Rosignano Solvay è dotata anche di un lungomare, che si sviluppa tra Castiglioncello e la terrazza delle Quattro Repubbliche Marinare. Una suggestiva passeggiata che conduce fino al porto del Circolo Canottieri Solvay e alle Spiagge Bianche. Quest’ultime, poste all’estremo lembo settentrionale del litorale maremmano, si estendono per 4 km e sono bagnate dal Mar Ligure.

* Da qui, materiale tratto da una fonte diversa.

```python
class mvd_config_t(C.Structure):
    _fields_ = [
        ("in_channels", C.c_int), ("out_channels", C.c_int), ("num_levels", C.c_int),
        ("block_out_channels", C.c_int * MVD_MAX_LEVELS), ("num_heads", C.c_int * MVD_MAX_LEVELS),
        ("layers_per_block", C.c_int), ("cross_attention_dim", C.c_int), ("norm_num_groups", C.c_int),
        ("norm_eps", C.c_float), ("cam_output_dim", C.c_int), ("cam_hidden_dim", C.c_int),
        ("simple_cam_encoder", C.c_int), ("cam_modulation_strength", C.c_float),
    ]


class mvd_vae_config_t(C.Structure):
    _fields_ = [
        ("in_channels", C.c_int), ("latent_channels", C.c_int), ("num_levels", C.c_int),
        ("block_out_channels", C.c_int * MVD_MAX_LEVELS), ("layers_per_block", C.c_int), ("norm_num_groups", C.c_int),
        ("norm_eps", C.c_float),
    ]


class mvd_forward_args_t(C.Structure):
    _fields_ = [
        ("batch", C.c_int), ("height", C.c_int), ("width", C.c_int), ("text_len", C.c_int),
        ("sample", C.c_void_p), ("timesteps", C.c_void_p), ("text", C.c_void_p),
        ("source_camera", C.c_void_p), ("target_camera", C.c_void_p), ("cam_rows", C.c_int), ("cam_batch", C.c_int),
        ("fourier_proj", C.c_void_p), ("source_latents", C.c_void_p), ("encoder_text", C.c_void_p),
        ("ref_batch", C.c_int), ("flags", C.c_int), ("out", C.c_void_p),
    ]


_SIGS = {
    "mvd_last_error": (C.c_char_p, []),
    "mvd_engine_create": (C.c_int, [C.POINTER(mvd_config_t), C.POINTER(C.c_void_p)]),
    "mvd_engine_destroy": (C.c_int, [C.c_void_p]),
    "mvd_engine_set_weight": (C.c_int, [C.c_void_p, C.c_int, C.c_char_p, C.c_void_p, C.c_int64, C.c_int]),
    "mvd_engine_clear_weights": (C.c_int, [C.c_void_p, C.c_int]),
    "mvd_engine_workspace_bytes": (C.c_int64, [C.c_void_p, C.c_int, C.c_int, C.c_int, C.c_int, C.c_int]),
    "mvd_engine_refcache_bytes": (C.c_int64, [C.c_void_p, C.c_int, C.c_int, C.c_int, C.c_int]),
    "mvd_engine_bind_workspace": (C.c_int, [C.c_void_p, C.c_void_p, C.c_int64, C.c_void_p, C.c_int64]),
    "mvd_unet_forward": (C.c_int, [C.c_void_p, C.POINTER(mvd_forward_args_t), C.c_void_p]),
    "mvd_engine_set_profiling": (C.c_int, [C.c_void_p, C.c_int]),
    "mvd_engine_profile_summary": (C.c_int, [C.c_void_p, C.c_int, C.POINTER(C.c_int), C.POINTER(C.c_int),
                                             C.POINTER(C.c_double), C.POINTER(C.c_double), C.POINTER(C.c_double)]),
    "mvd_engine_profile_shapes": (C.c_int, [C.c_void_p, C.c_char_p, C.c_int]),
    "mvd_engine_set_graph": (C.c_int, [C.c_void_p, C.c_int]),
    "mvd_engine_reference_pixels": (C.c_int64, [C.c_void_p, C.c_int, C.c_int]),
    "mvd_engine_reference_encode": (C.c_int, [C.c_void_p, C.POINTER(mvd_forward_args_t), C.c_void_p, C.c_void_p]),
    "mvd_engine_reference_finish": (C.c_int, [C.c_void_p, C.c_void_p, C.c_void_p]),
    "mvd_engine_share_encoder_weights": (C.c_int, [C.c_void_p, C.c_int]),
    "mvd_engine_num_features": (C.c_int, [C.c_void_p]),
    "mvd_engine_feature_shape": (C.c_int, [C.c_void_p, C.c_int, C.POINTER(C.c_int), C.POINTER(C.c_int), C.POINTER(C.c_int)]),
    "mvd_engine_get_feature": (C.c_int, [C.c_void_p, C.c_int, C.c_void_p, C.c_void_p]),
    "mvd_engine_encode_cameras": (C.c_int, [C.c_void_p, C.c_void_p, C.c_void_p, C.c_int, C.c_int, C.c_void_p, C.c_void_p, C.c_void_p]),
    "mvd_engine_apply_modulation": (C.c_int, [C.c_void_p, C.c_char_p, C.c_void_p, C.c_int, C.c_void_p, C.c_int, C.c_int, C.c_void_p, C.c_void_p]),
    "mvd_engine_get_camera_embedding": (C.c_int, [C.c_void_p, C.c_void_p, C.c_void_p]),
    "mvd_op_linear": (C.c_int, [C.c_void_p, C.c_void_p, C.c_int, C.c_int, C.c_void_p, C.c_void_p, C.c_void_p, C.c_int,
                                C.c_int, C.c_void_p, C.c_float, C.c_int, C.c_void_p, C.c_int, C.c_int, C.c_int, C.c_int,
                                C.c_int, C.c_void_p, C.c_void_p]),
    "mvd_op_ln_linear": (C.c_int, [C.c_void_p, C.c_int, C.c_void_p, C.c_void_p, C.c_void_p, C.c_float, C.c_int, C.c_void_p,
                                   C.c_int, C.c_int, C.c_void_p]),
    "mvd_op_linear_xs": (C.c_int, [C.c_void_p, C.c_int, C.c_void_p, C.c_int, C.c_int, C.c_int, C.c_int, C.c_int, C.c_float,
                                   C.c_void_p, C.c_int, C.c_void_p, C.c_int, C.c_int, C.c_void_p]),
    "mvd_op_conv3x3_ws": (C.c_int, [C.c_void_p, C.c_int, C.c_int, C.c_int, C.c_int, C.c_void_p, C.c_void_p, C.c_void_p, C.c_int,
                                    C.c_void_p, C.c_void_p, C.c_void_p, C.c_int, C.c_int, C.c_void_p, C.c_int, C.c_int, C.c_void_p]),
    "mvd_op_conv3x3": (C.c_int, [C.c_void_p, C.c_int, C.c_int, C.c_int, C.c_int, C.c_int, C.c_int, C.c_int, C.c_void_p, C.c_void_p,
                                 C.c_void_p, C.c_int, C.c_void_p, C.c_void_p, C.c_void_p, C.c_int, C.c_int, C.c_void_p,
                                 C.c_int, C.c_int, C.c_int, C.c_void_p, C.c_void_p]),
    "mvd_op_attention": (C.c_int, [C.c_void_p, C.c_void_p, C.c_void_p, C.c_void_p, C.c_int, C.c_int, C.c_int, C.c_int,
                                   C.c_int, C.c_int, C.c_int, C.c_int, C.c_float, C.c_void_p]),
    "mvd_op_attention_split_ws_bytes": (C.c_int64, [C.c_int, C.c_int, C.c_int, C.c_int]),
    "mvd_op_attention_split": (C.c_int, [C.c_void_p, C.c_void_p, C.c_void_p, C.c_void_p, C.c_int, C.c_int, C.c_int, C.c_int, C.c_int,
                                         C.c_int, C.c_int, C.c_int, C.c_int, C.c_void_p, C.c_void_p]),
    "mvd_op_groupnorm": (C.c_int, [C.c_void_p, C.c_void_p, C.c_int, C.c_int, C.c_int, C.c_int, C.c_int, C.c_float,
                                   C.c_void_p, C.c_void_p, C.c_int, C.c_void_p, C.c_void_p, C.c_void_p]),
    "mvd_op_layernorm": (C.c_int, [C.c_void_p, C.c_int, C.c_int, C.c_float, C.c_void_p, C.c_void_p, C.c_void_p, C.c_void_p]),
    "mvd_op_refnorm": (C.c_int, [C.c_void_p, C.c_int, C.c_int, C.c_int, C.c_void_p, C.c_void_p]),
    "mvd_op_film": (C.c_int, [C.c_void_p, C.c_int, C.c_int, C.c_int, C.c_void_p, C.c_void_p, C.c_void_p, C.c_void_p]),
    "mvd_op_conv_in": (C.c_int, [C.c_void_p, C.c_int, C.c_int, C.c_int, C.c_int, C.c_void_p, C.c_void_p, C.c_int, C.c_void_p, C.c_void_p]),
    "mvd_op_conv_out": (C.c_int, [C.c_void_p, C.c_int, C.c_int, C.c_int, C.c_int, C.c_void_p, C.c_void_p, C.c_int, C.c_void_p, C.c_void_p]),
    "mvd_op_nchw_to_nhwc": (C.c_int, [C.c_void_p, C.c_int, C.c_int, C.c_int, C.c_void_p, C.c_void_p, C.c_void_p, C.c_void_p]),
    "mvd_op_nhwc_to_nchw": (C.c_int, [C.c_void_p, C.c_int, C.c_int, C.c_int, C.c_void_p, C.c_void_p]),
    "mvd_op_f32_to_bf16": (C.c_int, [C.c_void_p, C.c_int64, C.c_void_p, C.c_void_p]),
    "mvd_op_skinny_linear": (C.c_int, [C.c_void_p, C.c_int, C.c_int, C.c_int, C.c_void_p, C.c_int, C.c_void_p, C.c_int, C.c_int,
                                        C.c_void_p, C.c_int, C.c_void_p]),
    "mvd_gemm_num_configs": (C.c_int, []),
    "mvd_debug_last_gemm_plan": (C.c_int, [C.POINTER(C.c_int)]),
    "mvd_debug_last_gemm_nowait": (C.c_int, []),
    "mvd_debug_last_attention_plan": (C.c_int, [C.POINTER(C.c_int)]),
    "mvd_debug_pick_splitk": (C.c_int, [C.c_int, C.c_int, C.c_int, C.c_int]),
    "mvd_debug_pick_splitk_conv": (C.c_int, [C.c_int, C.c_int, C.c_int]),
    "mvd_gemm_sm_num_tiles": (C.c_int, []),
    "mvd_debug_set_attention_nw": (C.c_int, [C.c_int]),
    "mvd_debug_set_flags": (C.c_int, [C.c_int]),
    "mvd_op_ddpm_step": (C.c_int, [C.c_void_p, C.c_void_p, C.c_void_p, C.c_float, C.c_float, C.c_float, C.c_float,
                                   C.c_float, C.c_void_p, C.c_int64, C.c_void_p]),
    "mvd_op_cfg_combine": (C.c_int, [C.c_void_p, C.c_float, C.c_void_p, C.c_int64, C.c_void_p]),
    "mvd_op_sampler_step": (C.c_int, [C.c_void_p, C.c_int, C.c_float, C.c_void_p, C.c_void_p, C.c_void_p, C.c_float, C.c_float,
                                      C.c_float, C.c_float, C.c_float, C.c_float, C.c_void_p, C.c_void_p, C.c_int64, C.c_void_p]),
    "mvd_vae_create": (C.c_int, [C.POINTER(mvd_vae_config_t), C.POINTER(C.c_void_p)]),
    "mvd_vae_destroy": (C.c_int, [C.c_void_p]),
    "mvd_vae_set_weight": (C.c_int, [C.c_void_p, C.c_char_p, C.c_void_p, C.c_int64, C.c_int]),
    "mvd_vae_workspace_bytes": (C.c_int64, [C.c_void_p, C.c_int, C.c_int, C.c_int, C.c_int]),
    "mvd_vae_bind_workspace": (C.c_int, [C.c_void_p, C.c_void_p, C.c_int64]),
    "mvd_vae_encode": (C.c_int, [C.c_void_p, C.c_void_p, C.c_int, C.c_int, C.c_int, C.c_void_p, C.c_void_p]),
    "mvd_vae_decode": (C.c_int, [C.c_void_p, C.c_void_p, C.c_int, C.c_int, C.c_int, C.c_void_p, C.c_void_p]),
    "mvd_vae_mid_attention_workspace_bytes": (C.c_int64, [C.c_void_p, C.c_int, C.c_int, C.c_int, C.c_int]),
    "mvd_vae_mid_attention": (C.c_int, [C.c_void_p, C.c_int, C.c_void_p, C.c_int, C.c_int, C.c_int, C.c_void_p, C.c_void_p]),
    "mvd_op_softmax_rows": (C.c_int, [C.c_void_p, C.c_int, C.c_int, C.c_void_p, C.c_void_p]),
    "mvd_op_gaussian_sample": (C.c_int, [C.c_void_p, C.c_void_p, C.c_int, C.c_int, C.c_int, C.c_float, C.c_void_p, C.c_void_p]),
}

EXPORTED_SYMBOLS = tuple(_SIGS)

_lib = None


def lib() -> C.CDLL:
    global _lib
    if _lib is None:
        if not os.path.exists(LIB_PATH):
            raise MvdError(
                f"{LIB_PATH} not found: build the HIP extension first "
                "(python -c 'import __graft_entry__ as g; g.build()' or python mvd_amd/_build.py)")
        import torch
        l = C.CDLL(LIB_PATH)
        for name, (res, args) in _SIGS.items():
            fn = getattr(l, name)
            fn.restype = res
            fn.argtypes = args
        _lib = l
    return _lib


def last_error() -> str:
    return lib().mvd_last_error().decode()


def check(rc: int, what: str = "") -> int:
    if rc is None or rc < 0 or (rc != 0 and what.startswith("!")):
        raise MvdError(f"{what.lstrip('!')}: rc={rc}: {last_error()}")
    return rc


def call(name: str, *args):
    rc = getattr(lib(), name)(*args)
    if rc != 0:
        raise MvdError(f"{name} failed (rc={rc}): {last_error()}")
    return rc
```

### mvd_amd/csrc/engine.hip

```cpp
#include <math.h>
#include <stdio.h>
#include <stdlib.h>
#include <string.h>

#include <string>
#include <unordered_map>
#include <vector>

#include "../../include/mvd_hip.h"
#include "kernels.h"

int mvd_launch_silu_to_bf16(const float* x, int64_t n, bf16_t* y, hipStream_t s);

static int g_debug_flags = 0;
extern "C" int mvd_debug_set_flags(int flags) { g_debug_flags = flags; return 0; }
int mvd_debug_flags() { return g_debug_flags; }

namespace {

struct Weight { const void* p; int64_t numel; int dtype; };
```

Tale tratto costiero viene spesso paragonato alle coste tropicali, a causa del candore dell’arenile e delle acque marine, che tendono al turchese chiaro. Tuttavia, esso deve tale colorazione ad anni di lavorazione del carbonato di calcio nell’impianto Solvay, posto a circa un chilometro di distanza. Alla spiaggia si accede tramite una collinetta, che, fino al 1983, fungeva da discarica per gli scarti della produzione, che contenevano anche alcuni agenti inquinanti.

Per questa ragione, le Spiagge Bianche sono considerate tra le più inquinate d’Italia e del Mar Mediterraneo, tant’è che la pesca in queste zone viene vietata o assai limitata. Ciononostante, esse rimangono una delle mete balneari più amate e frequentate della Toscana.

L’accesso può avvenire da diversi punti: in località Lillatro; lungo la Via Aurelia a metà strada tra Rosignano e Vada in corrispondenza della foce del fiume Fine; sempre lungo la Via Aurelia, dall’area conosciuta con il nome di Pennello e in località Pietrabianca.